The email for the copyright scam is tailored to the person with precise details about the target, indicating “extensive reconnaissance,” researchers said.

This means planning and information gathering were performed to find details about the recipient before launching the attack.

In a with Metroland Media, cybersecurity expert John Hewie, who previously worked as a national security officer for Microsoft Canada, said hackers are now using AI to gather background information and scrape publicly available data about a target to make spear phishing attacks more believable. 

According to the report, the messages also include fake PDF attachments that hides a dangerous infostealer called Noodlophile. Hackers are using advanced techniques to embed the malicious content making it harder for antivirus scans to detect and filter out the fake notice.

What can a Noodlephile infostealer do to your device?

“Noodlophile Stealer is a type of malware designed to quietly run in the background of an infected computer, where it actively collects sensitive data and makes changes to survive, even after a restart,” said Randy Purse, senior advisor for cybersecurity training and education at Toronto Metropolitan University’s Cybersecure Catalyst.

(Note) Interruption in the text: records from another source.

__device__ uint32_t unique_copy(const uint32_t *src, uint32_t n, uint32_t *dst, uint32_t tid, uint32_t nthreads,
                                uint32_t *s_part)
{
    const uint32_t per = (n + nthreads - 1) / nthreads;
    const uint32_t b = min(n, tid * per), e = min(n, b + per);
    uint32_t cnt = 0;
    for (uint32_t i = b; i < e; ++i) cnt += (i == 0 || src[i] != src[i - 1]);
    uint32_t total;
    uint32_t at = block_exscan(cnt, tid, s_part, nthreads, &total);
// ... 1349 lines not shown
    if (ctx->cl_fork) (void)hipEventDestroy(ctx->cl_fork);
    if (ctx->sv_depth_off_ev) (void)hipEventDestroy(ctx->sv_depth_off_ev);
    if (ctx->plan_ev) (void)hipEventDestroy(ctx->plan_ev);
    if (ctx->plan_stage) (void)hipHostFree(ctx->plan_stage);
    delete ctx;
}

int duet_ctx_set_profiling(duet_ctx *ctx, int enabled)
{
    if (!ctx) return fail(nullptr, DUET_ERR_INVALID, "null context");
    if (ctx->ev_used && ctx->ev_mode != (enabled == 3 ? 1 : enabled))
        return fail(ctx, DUET_ERR_INVALID, "collect the pending profile before changing the mode");
    ctx->profiling = enabled < 0 ? 0 : (enabled > 3 ? 3 : enabled);
    ctx->prof_tick = 0;
    return DUET_OK;
}

#ifdef DUET_STAMPS
DUET_API int duet_dbg_stamps(duet_ctx *ctx, int enable, unsigned long long *host_out)
{
    const size_t bytes = (size_t)6 * 65536 * 8 * 8;
    if (enable && !ctx->d_stamps) { if (hipMalloc((void **)&ctx->d_stamps, bytes) != hipSuccess) return -1; }
    if (enable) { (void)hipMemset(ctx->d_stamps, 0, bytes); return 0; }
    if (ctx->d_stamps && host_out) { (void)hipDeviceSynchronize(); (void)hipMemcpy(host_out, ctx->d_stamps, bytes, hipMemcpyDeviceToHost); }
    return 0;
}
#endif

int duet_ctx_set_debug(duet_ctx *ctx, uint32_t flags)
{
    if (!ctx) return fail(nullptr, DUET_ERR_INVALID, "null context");
    ctx->dbg = flags;
    return DUET_OK;
}
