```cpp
template <class A>
void sb_layout(A &ar, int n, int kmax, const SbPlan &pl, SbBufs *bp) {
  SbBufs d{};
  SbBufs &b = bp ? *bp : d;
  const size_t w = size_t(pl.ncmax) * SB_B;
  auto take = [&](double *&dst, size_t cnt) {
    if constexpr (std::is_same_v<A, Arena>) dst = ar.template take<double>(cnt);
    else ar.template take<double>(cnt);
  };
  take(b.Y, pl.ytotal + 1);
  take(b.T, pl.ttotal + 1);
  take(b.YT, size_t(n) * SB_B);
  for (int l = 1; l < SB_LV; ++l) take(b.YTl[l], w * SB_B);
  take(b.X, size_t(n) * w);
  take(b.G, w * w);
  take(b.M, w * w);
  take(b.R[0], w * SB_B);
  take(b.R[1], w * SB_B);
  take(b.Gr, w * n);
  take(b.U, std::max({w * n, (size_t(n) / 16 + size_t(n) / 256 + 2) * 1024,
                      (size_t(n) / 32 + size_t(n) / 1024 + 2) * 5 * 1024}));
  take(b.Xs, w * w);
  take(b.Zg, w * kmax);
  take(b.P, w * kmax);
  take(b.Mz, w * kmax);
  const size_t nsw = size_t(std::max(1, n - 2)), smax = size_t(sb_smax(n));
  take(b.Bst, size_t(n) * 2 * SB_B);
  take(b.V2, nsw * smax * SB_B);
  take(b.T2, sb2st_t2_count(n));
  if constexpr (std::is_same_v<A, Arena>) b.prog = ar.template take<unsigned>(sb2st_prog_words(n));
  else ar.template take<unsigned>(sb2st_prog_words(n));
  const size_t npart = std::max<size_t>(std::max<size_t>(2 * PQR_NWMAX + 2, size_t(n) / SB_C + 2),
                                        size_t(n) / 128 + 2) * 1024;
  take(b.pq_part, npart);
  take(b.pq_bc, PQR_BC_DOUBLES);
  if constexpr (std::is_same_v<A, Arena>) b.pq_ctl = ar.template take<unsigned>(pq_ctl_words(n));
  else ar.template take<unsigned>(pq_ctl_words(n));
  if constexpr (std::is_same_v<A, Arena>) b.xm_tick = ar.template take<unsigned>(xm_tick_words(n));
  else ar.template take<unsigned>(xm_tick_words(n));
  take(b.xm_xpart, xm_xpart_doubles(n));
}

hipError_t sy2sb(hipStream_t st, double *A, int lda, int n, const SbPlan &pl, const SbBufs &b);
hipError_t sy2sb_timed_out(hipStream_t st, const SbPlan &pl, const SbBufs &b, bool *tmo);
hipError_t sb2st(hipStream_t st, const double *A, int lda, int n, double *Bst, double *V2,
                 unsigned *prog, double *d, double *e);
hipError_t sb2st_stalled(hipStream_t st, int n, const unsigned *prog, bool *stalled,
                         bool *broken = nullptr);
hipError_t sb_apply_q2(hipStream_t st, int n, double *Z, int k, const double *V2,
                       double *T2);
hipError_t sb_q2_tfactors(hipStream_t st, int n, const double *V2, double *T2);
hipError_t side_fork(hipStream_t st, hipStream_t *side);
hipError_t side_join(hipStream_t st);
bool sb_apply_few_ok(const SbPlan &pl, int n, int k);
size_t sb_apply_few_scratch(const SbPlan &pl, int n, int k);
hipError_t sb_apply_few(hipStream_t st, int n, double *Z, int k, const SbPlan &pl,
                        const SbBufs &b, void *dev, bool *timed_out);
hipError_t sb_apply_q1(hipStream_t st, int n, double *Z, int k, const SbPlan &pl,
                       const SbBufs &b);

}
```

### gptq-svd_amd/csrc/band.hip

```cpp
#include <algorithm>
#include <cmath>
#include <cstdio>
#include <cstdlib>
#include <utility>
#include <vector>

#include "band.h"
#include "gemm64.h"
#include "reduce.h"
#include "spin.h"

namespace tg {

SbPlan::SbPlan(int n) {
  ncmax = std::max(1, n / SB_C);
  const char *e = getenv("TG_SB_TSQR");
  single = !(e && e[0] == '1') && pqr_rows_per_thread(n) > 0;
  int p = 0;
  while (p + SB_B < n - 1) {
    SbPanel P{};
    P.p = p;
    P.r0 = p + SB_B;
    P.m = n - P.r0;
    if (single) {
// ... 972 lines not shown
      if constexpr (NBC == 1)
        if (g.fuse_w) xm_fused_w<NBC>(g, r0, xs, ys, &red[XW - 4][0][0]);
      return;
    }
    for (int e = tid; e < ne; e += 64 * XW) Cs[e] = xm_sum(g.gpart, 0, NG, e, NP * 1024);
  }
  __syncthreads();
  for (int e = tid; e < SB_B * SB_B; e += 64 * XW) {
    const int a = e >> 5, c = e & 31;
    double v = 0.0;
    for (int k = 0; k <= a; ++k) v = fma(Ts[k * SB_B + a], Cs[k * SB_B + c], v);
    if (NBC == 1 && g.fuse_w)
      __hip_atomic_store(&g.M[e], v, __ATOMIC_RELAXED, __HIP_MEMORY_SCOPE_AGENT);
    else
      g.M[e] = v;
  }
  if (NBC == 1 && g.fuse_w) {
    asm volatile("s_waitcnt vmcnt(0)" ::: "memory");
    __syncthreads();
    if (tid == 0) {
      tg::ctl_reset(&g.tick[grp]);
      if (NG > 1) tg::ctl_reset(&g.tick[NG]);
      __hip_atomic_store(g.mflag, g.epoch, __ATOMIC_RELAXED, __HIP_MEMORY_SCOPE_AGENT);
    }
    if constexpr (NBC == 1) xm_fused_w<NBC>(g, r0, xs, ys, &red[XW - 4][0][0]);
    return;
  }
  if (pp) {
    const double *Ps = Cs + 1024, *Qs = Cs + 2048, *E1 = Cs + 3072, *E2 = Cs + 4096;
    for (int e = tid; e < 2048; e += 64 * XW) g.PQ[e] = Cs[1024 + e];
    __syncthreads();
    for (int e = tid; e < SB_B * SB_B; e += 64 * XW) {
      const int a = e >> 5, c = e & 31;
      double v = 0.0;
#pragma unroll 8
      for (int k = 0; k < SB_B; ++k) v = fma(E1[a * SB_B + k], Ps[k * SB_B + c], v);
#pragma unroll 8
      for (int k = 0; k < SB_B; ++k) v = fma(E2[a * SB_B + k], Qs[k * SB_B + c], v);
      Cs[e] = v;
    }
    __syncthreads();
    for (int e = tid; e < SB_B * SB_B; e += 64 * XW) {
      const int a = e >> 5, c = e & 31;
      double v = 0.0;
      for (int k = 0; k <= a; ++k) v = fma(Ts[k * SB_B + a], Cs[k * SB_B + c], v);
      g.PQ[2048 + e] = v;
    }
  }
  if (tid == 0) {
    tg::ctl_reset(&g.tick[grp]);
    if (NG > 1) tg::ctl_reset(&g.tick[NG]);
  }
}

constexpr int WU_R = 16;
__global__ __launch_bounds__(256) void w_update_kernel(const double *__restrict__ Y,
                                                       double *__restrict__ X, int m,
                                                       const double *__restrict__ M) {
  __shared__ double2 Ms[SB_B][SB_B / 2];
  const int tid = threadIdx.x;
  const int r = blockIdx.x * WU_R + (tid >> 4), c2 = tid & 15;
  const int rc = min(r, m - 1);
  double2 y[SB_B / 2];
#pragma unroll
  for (int h = 0; h < SB_B / 2; ++h) y[h] = reinterpret_cast<const double2 *>(Y + int64_t(rc) * SB_B)[h];
  const double2 x = reinterpret_cast<const double2 *>(X + int64_t(rc) * SB_B)[c2];
  for (int e = tid; e < SB_B * SB_B / 2; e += 256)
    Ms[e >> 4][e & 15] = reinterpret_cast<const double2 *>(M)[e];
  __syncthreads();
  double v0 = 0.0, v1 = 0.0;
#pragma unroll
  for (int h = 0; h < SB_B / 2; ++h) {
    const double2 a = Ms[2 * h][c2], b = Ms[2 * h + 1][c2];
    v0 = fma(y[h].x, a.x, v0);
    v1 = fma(y[h].x, a.y, v1);
    v0 = fma(y[h].y, b.x, v0);
    v1 = fma(y[h].y, b.y, v1);
  }
  if (r < m)
    reinterpret_cast<double2 *>(X + int64_t(r) * SB_B)[c2] =
        make_double2(fma(-0.5, v0, x.x), fma(-0.5, v1, x.y));
}

constexpr int WT = 64, WK = 2 * SB_B, WP = 4;
struct YW2 {
  const double *Y[2], *W[2];
};
template <int NP>
__global__ __launch_bounds__(256, 2) void syr2k_w_kernel(double *__restrict__ A, int64_t lda, int m,
                                                         YW2 yw) {
  __shared__ double Aop[WK][WT + WP];
  __shared__ double Bop[WK][WT + WP];
  const int b = blockIdx.x;
  int I = int((sqrt(8.0 * b + 1.0) - 1.0) * 0.5);
  while ((I + 1) * (I + 2) / 2 <= b) ++I;
  while (I * (I + 1) / 2 > b) --I;
  const int J = b - I * (I + 1) / 2;
  const int tm = I * WT, tn = J * WT;
  const int tid = threadIdx.x, lane = tid & 63, wid = tid >> 6;
  const int wm = wid >> 1, wn = wid & 1;
  double old[2][2][4];
#pragma unroll
  for (int i = 0; i < 2; ++i)
#pragma unroll
    for (int j = 0; j < 2; ++j)
#pragma unroll
      for (int r = 0; r < 4; ++r) {
        const int gi = min(tm + wm * 32 + i * 16 + (lane >> 4) + 4 * r, m - 1);
        const int gj = min(tn + wn * 32 + j * 16 + (lane & 15), m - 1);
        old[i][j][r] = A[int64_t(gi) * lda + gj];
      }
  doublex4 acc[2][2];
#pragma unroll
  for (int i = 0; i < 2; ++i)
#pragma unroll
    for (int j = 0; j < 2; ++j) acc[i][j] = doublex4{0.0, 0.0, 0.0, 0.0};
#pragma unroll
  for (int pp = 0; pp < NP; ++pp) {
    if (pp > 0) __syncthreads();
    const double *Y = yw.Y[pp], *W = yw.W[pp];
    {
      const int rl = tid >> 2, k0 = (tid & 3) * 8;
      const int gr = min(tm + rl, m - 1), gc = min(tn + rl, m - 1);
      const bool okr = tm + rl < m, okc = tn + rl < m;
      double2 v[4][4];
      const double *src[4] = {Y + int64_t(gr) * SB_B + k0, W + int64_t(gr) * SB_B + k0,
                              W + int64_t(gc) * SB_B + k0, Y + int64_t(gc) * SB_B + k0};
#pragma unroll
      for (int o = 0; o < 4; ++o)
#pragma unroll
        for (int h = 0; h < 4; ++h) v[o][h] = reinterpret_cast<const double2 *>(src[o])[h];
#pragma unroll
      for (int h = 0; h < 4; ++h) {
        const int k = k0 + 2 * h;
        Aop[k][rl] = okr ? v[0][h].x : 0.0;
        Aop[k + 1][rl] = okr ? v[0][h].y : 0.0;
        Aop[SB_B + k][rl] = okr ? v[1][h].x : 0.0;
        Aop[SB_B + k + 1][rl] = okr ? v[1][h].y : 0.0;
        Bop[k][rl] = okc ? v[2][h].x : 0.0;
        Bop[k + 1][rl] = okc ? v[2][h].y : 0.0;
        Bop[SB_B + k][rl] = okc ? v[3][h].x : 0.0;
        Bop[SB_B + k + 1][rl] = okc ? v[3][h].y : 0.0;
      }
    }
    __syncthreads();
#pragma unroll
    for (int kq = 0; kq < WK; kq += 4) {
      double af[2], bf[2];
#pragma unroll
      for (int i = 0; i < 2; ++i) af[i] = Aop[kq + (lane >> 4)][wm * 32 + i * 16 + (lane & 15)];
#pragma unroll
      for (int j = 0; j < 2; ++j) bf[j] = Bop[kq + (lane >> 4)][wn * 32 + j * 16 + (lane & 15)];
#pragma unroll
      for (int i = 0; i < 2; ++i)
#pragma unroll
        for (int j = 0; j < 2; ++j)
          acc[i][j] = __builtin_amdgcn_mfma_f64_16x16x4f64(af[i], bf[j], acc[i][j], 0, 0, 0);
    }
  }
  __syncthreads();
  double(*Tt)[WT + 1] = reinterpret_cast<double(*)[WT + 1]>(&Aop[0][0]);
  static_assert(WK * (WT + WP) >= WT * (WT + 1), "mirror tile must fit");
#pragma unroll
  for (int i = 0; i < 2; ++i)
#pragma unroll
    for (int j = 0; j < 2; ++j)
#pragma unroll
      for (int r = 0; r < 4; ++r) {
        const int li = wm * 32 + i * 16 + (lane >> 4) + 4 * r, lj = wn * 32 + j * 16 + (lane & 15);
        const int gi = tm + li, gj = tn + lj;
        if (gi < m && gj < m && gi >= gj) {
          const double v = old[i][j][r] - acc[i][j][r];
          A[int64_t(gi) * lda + gj] = v;
          if (tm != tn) Tt[li][lj] = v;
          else if (gi != gj) A[int64_t(gj) * lda + gi] = v;
        }
      }
  if (tm != tn) {
    __syncthreads();
    for (int idx = tid; idx < WT * WT; idx += 256) {
      const int lc = idx >> 6, lr = idx & 63;
      if (tn + lc < m && tm + lr < m) A[int64_t(tn + lc) * lda + tm + lr] = Tt[lr][lc];
    }
  }
}
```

Using the stolen data, cybercriminals can do serious damage to the individual or their company, Purse warned.

“They may drain bank or crypto accounts, take over email and social media profiles, impersonate you online, or sell your information to other criminals,” Purse explained.

If hackers gain remote access to the victim’s device, they can capture passwords, collect keystrokes, take screenshots or use the device to launch other attacks.

“In short, a single infection can lead to financial theft, identity fraud, and ongoing privacy violations — turning one compromised computer into a gateway for much larger problems,” he explained.

Red flags to help spot copyright infringement scam messages

While cybercriminals are constantly evolving their scams to make them more convincing, the good news is most attacks still rely on one simple action: getting someone to click, Purse said.

Here are some red flags to look out for:

Generic sender email address

A screen grab shared by Morphisec shows a generic or free domain in the sender’s email address field, as shown below.

Legitimate copyright notices will come from a company or organization’s official domain address. Email notices from the CIPO for instance, will have the @ised-isde.gc.ca domain in the sender’s email address.

Unusual attachment file type

“Many of these scams disguise malware as a ‘PDF’,” Purse said. But once victims download the file, they might notice that the actual download is an installer file with .zip, .rar, or. msi file extension. This is unusual for a file that should just be a document, he said.

Poor formatting or odd phrasing

Some of these emails might not read like a professional message from a legitimate company and recipients can easily spot grammatical errors or weird formatting.

It is important to note, however, that a polished and perfect-looking email does not automatically mean the message is legitimate. Earlier this year, experts warned about scammers using generative AI to craft polished copy for emails in minutes.

Links that don’t match the sender

“Pay attention to where links lead,” Purse advised.

Even if the text says “view PDF,” recipients can hover their mouse over the link (without clicking) to reveal a web address. An address that does not appear to match the supposed sender is a big red flag.

Threatening language and tone

Hackers often use threatening or urgent language like “your account will be deleted” or “legal action will be taken immediately” to push recipients into clicking without thinking.

“Real legal or copyright notices typically don’t come with such intense pressure,” Purse said.

He advises those who receive unexpected emails that use scare tactics, or ask to download or open unusual files, to treat them as a scam and not click. Search the supposed law firm or organization’s office directly and contact them directly using information on their official webpage or app.

“Nine out of 10 times, you won’t find a legitimate office or phone number, and if you do, they may not have any idea what you are talking about — then you know you are being scammed,” Purse added.